*** Data for processing ***

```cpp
static bool all_finite(const double* a, size_t n) {
  for (size_t i = 0; i < n; i++)
    if (!std::isfinite(a[i])) return false;
  return true;
}

__global__ void __launch_bounds__(256) c2d_cdf_guide(const double* __restrict__ eps_tot,
                                                     const double* __restrict__ eps_th, int ncell, int n,
                                                     uint16_t* __restrict__ guide) {
// ... 1707 lines not shown
      const double* dg = zo + FO_DIAG;
      double* p;
      if ((p = m2(out->Te_new, j, k))) *p = zo[FO_TE];
      if (dg[C2D_FP_SKIPPED] == 0.0) {
        for (int i = 0; i < C2D_NUM_NT && !el_dev; i++) {
          out->f_nt.data[i * out->f_nt.s_i + j * out->f_nt.s_j + k * out->f_nt.s_k] =
              fout[(size_t)cell * C2D_NUM_NT + i];
          out->Pnt.data[i * out->Pnt.s_i + j * out->Pnt.s_j + k * out->Pnt.s_k] =
              pout[(size_t)cell * C2D_NUM_NT + i];
        }
        if ((p = m2(out->n_e, j, k))) *p = zo[FO_NE];
        if ((p = m2(out->gmin, j, k))) *p = zo[FO_GMIN];
        if ((p = m2(out->gmax, j, k))) *p = zo[FO_GMAX];
        if ((p = m2(out->amxwl, j, k))) *p = zo[FO_AMXWL];
        if ((p = m2(out->p_nth, j, k))) *p = zo[FO_PNTH];
        E_old = E_old + dg[C2D_FP_E_OLD];
        E_new = E_new + dg[C2D_FP_E_NEW];
        hr = hr + dg[C2D_FP_HR];
        hr_st = hr_st + dg[C2D_FP_HR_ST];
        if (dg[C2D_FP_DELTA_T] > dT_max) dT_max = dg[C2D_FP_DELTA_T];
      }
      if ((p = m2(out->tea, j, k)) && a2(in->tna, j, k, 0.0) > 1.) {
        double t = zo[FO_TE];
        t = (1.0e3 < t) ? 1.0e3 : t;
        t = (5.0 > t) ? 5.0 : t;
        *p = t;
      }
      if (out->zone_diag)
        memcpy(out->zone_diag + (size_t)cell * C2D_FP_NDIAG, dg, sizeof(double) * C2D_FP_NDIAG);
    }
  out->E_tot_old = E_old;
  out->E_tot_new = E_new;
  out->hr_total = hr;
  out->hr_st_total = hr_st;
  out->dT_max = dT_max;
  return C2D_OK;
}

extern "C" int c2d_electron_state(c2d_ctx* c, c2d_marray3 f_nt, c2d_marray3 Pnt) {
  if (!c) return C2D_E_ARG;
  if (!c->have_electrons) return fail(c, C2D_E_STATE, "c2d_electron_state: no electron state yet");
  HIPCHK(c, hipSetDevice(c->cfg.device));
  const size_t nnt = (size_t)c->ncell * C2D_NUM_NT;
  std::vector<double> h(nnt);
  const c2d_marray3* views[2] = {&f_nt, &Pnt};
  const double* src[2] = {c->f_nt, c->Pnt};
  for (int v = 0; v < 2; v++) {
    const c2d_marray3& m = *views[v];
    if (!m.data) continue;
    HIPCHK(c, hipMemcpy(h.data(), src[v], nnt * sizeof(double), hipMemcpyDeviceToHost));
    for (int j = 0; j < c->nz; j++)
      for (int k = 0; k < c->nr; k++)
        for (int i = 0; i < C2D_NUM_NT; i++)
          m.data[i * m.s_i + j * m.s_j + k * m.s_k] = h[((size_t)j * c->nr + k) * C2D_NUM_NT + i];
  }
  return C2D_OK;
}

extern "C" int c2d_last_fp_ms(c2d_ctx* c, double* ms) {
  if (!c || !ms) return C2D_E_ARG;
  *ms = c->last_fp_ms;
  return C2D_OK;
}

extern "C" int c2d_volume_em(c2d_ctx* c, const c2d_vem_in* in, c2d_vem_out* out) {
  if (!c || !in || !out) return C2D_E_ARG;
  if (!in->tea.data || !in->tna.data || !in->n_e.data || !in->B_field.data || !in->f_pair.data ||
      !in->zsurf.data || !in->vol.data)
    return fail(c, C2D_E_ARG, "c2d_volume_em: missing input array");
  const bool el_dev = !in->f_nt.data;
  if (el_dev && !c->have_electrons)
    return fail(c, C2D_E_STATE, "c2d_volume_em: f_nt NULL but no electron state on the device");
  HIPCHK(c, hipSetDevice(c->cfg.device));
  const int nz = c->nz, nr = c->nr;
  const size_t nc = (size_t)c->ncell;
  if (!c->vem_zin) {
    HIPCHK(c, dalloc(&c->vem_zin, nc * VZ_N));
    HIPCHK(c, dalloc(&c->vem_fnt, nc * C2D_NUM_NT));
    HIPCHK(c, dalloc(&c->vem_eph, (size_t)C2D_N_VOL));
    HIPCHK(c, dalloc(&c->vem_kap, nc * C2D_N_VOL));
    HIPCHK(c, dalloc(&c->vem_et, nc * C2D_N_VOL));
    HIPCHK(c, dalloc(&c->vem_eh, nc * C2D_N_VOL));
    HIPCHK(c, dalloc(&c->vem_zout, nc * VO_N));
  }
  if (int rc = ensure_mcd(c)) return rc;
  const double dE = c2d_exp(c2d_log(1.0e20) / (double)C2D_N_VOL);
  std::vector<double> eph(C2D_N_VOL);
  double E = 1.0e-10 / dE;
  for (int i = 0; i < C2D_N_VOL; i++) {
    E = E * dE;
    eph[i] = E;
  }
  std::vector<double> zin(nc * VZ_N, 0.0), fnt(nc * C2D_NUM_NT);
  for (int j = 0; j < nz; j++)
    for (int k = 0; k < nr; k++) {
      const size_t cell = (size_t)j * nr + k;
      double* z = &zin[cell * VZ_N];
      z[VZ_TEA] = at2(in->tea, j, k);
      z[VZ_TNA] = at2(in->tna, j, k);
      z[VZ_NE] = at2(in->n_e, j, k);
      z[VZ_B] = at2(in->B_field, j, k);
      z[VZ_FPAIR] = at2(in->f_pair, j, k);
      if (c->cfg.pair_switch == 1 && !(z[VZ_FPAIR] < 1.0e-10))
        return fail(c, C2D_E_ARG,
                    "volume_em: pair annihilation (pair_switch=1, f_pair=%g in zone (%d,%d)) needs "
                    "a positron population; positrons are inert here (H6)", z[VZ_FPAIR], j + 1, k + 1);
      z[VZ_ZSURF] = at2(in->zsurf, j, k);
      z[VZ_VOL] = at2(in->vol, j, k);
      z[VZ_EP] = in->ep_switch.data ? (double)in->ep_switch.data[j * in->ep_switch.s_j + k * in->ep_switch.s_k] : 0.0;
      const double dz = (j == 0) ? c->cfg.z[0] : c->cfg.z[j] - c->cfg.z[j - 1];
      const double drr = (k == 0) ? c->cfg.r[0] - c->cfg.rmin : c->cfg.r[k] - c->cfg.r[k - 1];
      z[VZ_LMIN] = (dz < drr) ? dz : drr;
      for (int i = 0; i < C2D_NUM_NT && !el_dev; i++)
        fnt[cell * C2D_NUM_NT + i] = in->f_nt.data[i * in->f_nt.s_i + j * in->f_nt.s_j + k * in->f_nt.s_k];
    }
  if (!all_finite(zin.data(), zin.size()) || !all_finite(fnt.data(), el_dev ? 0 : fnt.size()))
    return fail(c, C2D_E_NONFINITE, "c2d_volume_em: NaN/Inf in the zone inputs or f_nt");
  c->have_vem = false;
  const hipStream_t st = c->stream;
  HIPCHK(c, hipMemcpyAsync(c->vem_zin, zin.data(), zin.size() * sizeof(double), hipMemcpyHostToDevice, st));
  if (!el_dev)
    HIPCHK(c, hipMemcpyAsync(c->vem_fnt, fnt.data(), fnt.size() * sizeof(double), hipMemcpyHostToDevice, st));
  HIPCHK(c, hipMemcpyAsync(c->vem_eph, eph.data(), eph.size() * sizeof(double), hipMemcpyHostToDevice, st));
  VemParams P;
  P.zin = c->vem_zin; P.f_nt = el_dev ? c->f_nt : c->vem_fnt; P.gnt = c->gnt; P.E_ph = c->vem_eph; P.mcd = c->fp_mcd;
  P.dE = dE; P.pow3_15 = c2d_pow(3.0, 1.5); P.dt = in->dt;
  P.kappa = c->vem_kap; P.eps_tot = c->vem_et; P.eps_th = c->vem_eh; P.zout = c->vem_zout;
  HIPCHK(c, hipEventRecord(c->ev_g0a, st));
  int rc = c2d_launch_vem(&P, (int)nc, st);
  if (rc) return fail(c, C2D_E_HIP, "vem launch: %s", hipGetErrorString((hipError_t)rc));
  HIPCHK(c, hipEventRecord(c->ev_g0b, st));
  if (!c->mono_flag) HIPCHK(c, dalloc(&c->mono_flag, 1));
  HIPCHK(c, hipMemsetAsync(c->mono_flag, 0, sizeof(int32_t), st));
  if (el_dev) check_finite(c, c->f_nt, (int64_t)nc * C2D_NUM_NT, 1, c->mono_flag, st);
  check_finite(c, c->vem_kap, (int64_t)nc * C2D_N_VOL, 2, c->mono_flag, st);
  check_finite(c, c->vem_et, (int64_t)nc * C2D_N_VOL, 2, c->mono_flag, st);
  check_finite(c, c->vem_eh, (int64_t)nc * C2D_N_VOL, 2, c->mono_flag, st);
  HIPCHK(c, hipGetLastError());
  int32_t vflag = 0;
  HIPCHK(c, hipMemcpyAsync(&vflag, c->mono_flag, sizeof vflag, hipMemcpyDeviceToHost, st));
  std::vector<double> kap(out->kappa_tot.data ? nc * C2D_N_VOL : 0),
      et(out->eps_tot.data ? nc * C2D_N_VOL : 0), eh(out->eps_th.data ? nc * C2D_N_VOL : 0), zo(nc * VO_N);
  if (!kap.empty())
    HIPCHK(c, hipMemcpyAsync(kap.data(), c->vem_kap, kap.size() * sizeof(double), hipMemcpyDeviceToHost, st));
  if (!et.empty())
    HIPCHK(c, hipMemcpyAsync(et.data(), c->vem_et, et.size() * sizeof(double), hipMemcpyDeviceToHost, st));
  if (!eh.empty())
    HIPCHK(c, hipMemcpyAsync(eh.data(), c->vem_eh, eh.size() * sizeof(double), hipMemcpyDeviceToHost, st));
  HIPCHK(c, hipMemcpyAsync(zo.data(), c->vem_zout, zo.size() * sizeof(double), hipMemcpyDeviceToHost, st));
  HIPCHK(c, hipStreamSynchronize(st));
  (void)hipEventElapsedTime(&c->last_vem_ms, c->ev_g0a, c->ev_g0b);
  if (vflag & 1) return fail(c, C2D_E_NONFINITE, "c2d_volume_em: NaN/Inf in the device f_nt");
  bool zo_ok = true;
  for (size_t cell = 0; cell < nc; cell++) zo_ok = zo_ok && all_finite(&zo[cell * VO_N], VO_ETOT + 1);
  if ((vflag & 2) || !zo_ok)
    return fail(c, C2D_E_NONFINITE, "c2d_volume_em: NaN/Inf in the emission/absorption tables or "
                "Eloss outputs (volume2d.f:343-390)");
  c->have_vem = true;
  if (out->E_ph) std::copy(eph.begin(), eph.end(), out->E_ph);
  auto put3 = [&](c2d_marray3& m, const std::vector<double>& v, size_t cell, int j, int k) {
    if (!m.data) return;
    for (int i = 0; i < C2D_N_VOL; i++)
      m.data[i * m.s_i + j * m.s_j + k * m.s_k] = v[cell * C2D_N_VOL + i];
  };
  auto put2 = [&](c2d_marray2& m, int j, int k, double v) {
    if (m.data) m.data[j * m.s_j + k * m.s_k] = v;
  };
  for (int j = 0; j < nz; j++)
    for (int k = 0; k < nr; k++) {
      const size_t cell = (size_t)j * nr + k;
      put3(out->kappa_tot, kap, cell, j, k);
      put3(out->eps_tot, et, cell, j, k);
      put3(out->eps_th, eh, cell, j, k);
      const double* o = &zo[cell * VO_N];
      put2(out->B_field, j, k, o[VO_B]);
      put2(out->Eloss_sy, j, k, o[VO_ESY]);
      put2(out->Eloss_cy, j, k, o[VO_ECY]);
      put2(out->Eloss_th, j, k, o[VO_ETH]);
      put2(out->Eloss_tot, j, k, o[VO_ETOT]);
    }
  return C2D_OK;
}

extern "C" int c2d_last_vem_ms(c2d_ctx* c, double* ms) {
  if (!c || !ms) return C2D_E_ARG;
  *ms = c->last_vem_ms;
  return C2D_OK;
}

static int obs_settle(c2d_ctx* c);

extern "C" int c2d_obs_begin(c2d_ctx* c, const c2d_obs_bins* b) {
  if (!c || !b) return C2D_E_ARG;
  if ((b->mode != C2D_OBS_SED && b->mode != C2D_OBS_LC) || b->n_t < 1 || b->n_t > C2D_OBS_MAX_T ||
      b->n_mu < 1 || b->n_mu > C2D_OBS_MAX_MU || b->n_e < 1 || b->n_e > C2D_OBS_MAX_E ||
      !b->t0 || !b->t1 || !b->mu0 || !b->mu1 || !b->E0 || !b->E1 || !(b->gam_bulk >= 1.0))
    return fail(c, C2D_E_ARG, "c2d_obs_begin: bad binning");
  if (b->mode == C2D_OBS_SED && b->n_mu != 1)
    return fail(c, C2D_E_ARG, "c2d_obs_begin: the SED mode has one angular window");
  c->pspt_on = false;
  c->obs_ready = false;
  HIPCHK(c, hipSetDevice(c->cfg.device));
  { const int rc = obs_settle(c); if (rc) return rc; }
  if (c->obs_edges) (void)hipFree(c->obs_edges);
  if (c->obs_hist) (void)hipFree(c->obs_hist);
  c->obs_edges = c->obs_hist = nullptr;
  const int ne = 2 * (b->n_t + b->n_mu + b->n_e);
  std::vector<double> h;
  h.reserve(ne);
  h.insert(h.end(), b->t0, b->t0 + b->n_t);
// ... 909 lines not shown
```

### compton2d_amd/csrc/vem.hip

```cpp
#include <hip/hip_runtime.h>
#include <stdint.h>

#include "c2d_device.hpp"
#include "c2d_math.h"
#include "c2d_wave.hpp"

namespace c2d {
namespace {

using namespace wave;
constexpr int VEM_BLOCK = 448;
constexpr int NT = C2D_NUM_NT;
constexpr int NV = C2D_N_VOL;
constexpr double PI_REF = 3.1415926536;
constexpr double C_LIGHT = 2.9979245620e10;

__device__ __forceinline__ double expk13(double t) {
  const double c1 = F32(0.35502805), c2 = F32(0.25881940);
  if (t <= 1.0) {
    double z3 = 1.5 * t;
    const double zs = c2d_pow(z3, 0.3333333333333333);
    const double z = zs * zs;
    z3 = z3 * z3;
    const double f1 = 1.0 + z3 / 6.0 * (1.0 + z3 / 30.0 * (1.0 + z3 / 56.0));
    const double f2 = z * (1.0 + z3 / 12.0 * (1.0 + z3 / 42.0 * (1.0 + z3 / 90.0)));
    return c2d_exp_bf(t) * PI_REF * 1.7320508 / zs * (c1 * f1 - c2 * f2);
  }
  const double z = 1.0 / (72.0 * t);
  const double poly = 1.0 - 5.0 * z * (1.0 - 38.5 * z);
  return __builtin_sqrt(0.5 * PI_REF / t) * poly / (1.0 + 1.0 / (1.0 + 58.0 * t * t));
}

__device__ __forceinline__ double expk43(double t) {
  if (t <= 1.0) {
    const double poly = 1.0 + t * (0.9757317 - 7.6790616e-2 * t);
    return 0.44648975 * c2d_pow(2.0 / t, 1.333333333) * poly;
  }
  const double z = 1.0 / (72.0 * t);
  const double poly = 1.0 + 55.0 * z * (1.0 - 8.5 * z);
  return __builtin_sqrt(0.5 * PI_REF / t) * poly * (1.0 + 1.0 / (1.0 + 50.0 * t * t));
}

}
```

*** End of Data for processing ***

Exercise details:
Check every line above for the word "bool" and copy those that have it.

Task response:
static bool all_finite(const double* a, size_t n) {
  const bool el_dev = !in->f_nt.data;
  bool zo_ok = true;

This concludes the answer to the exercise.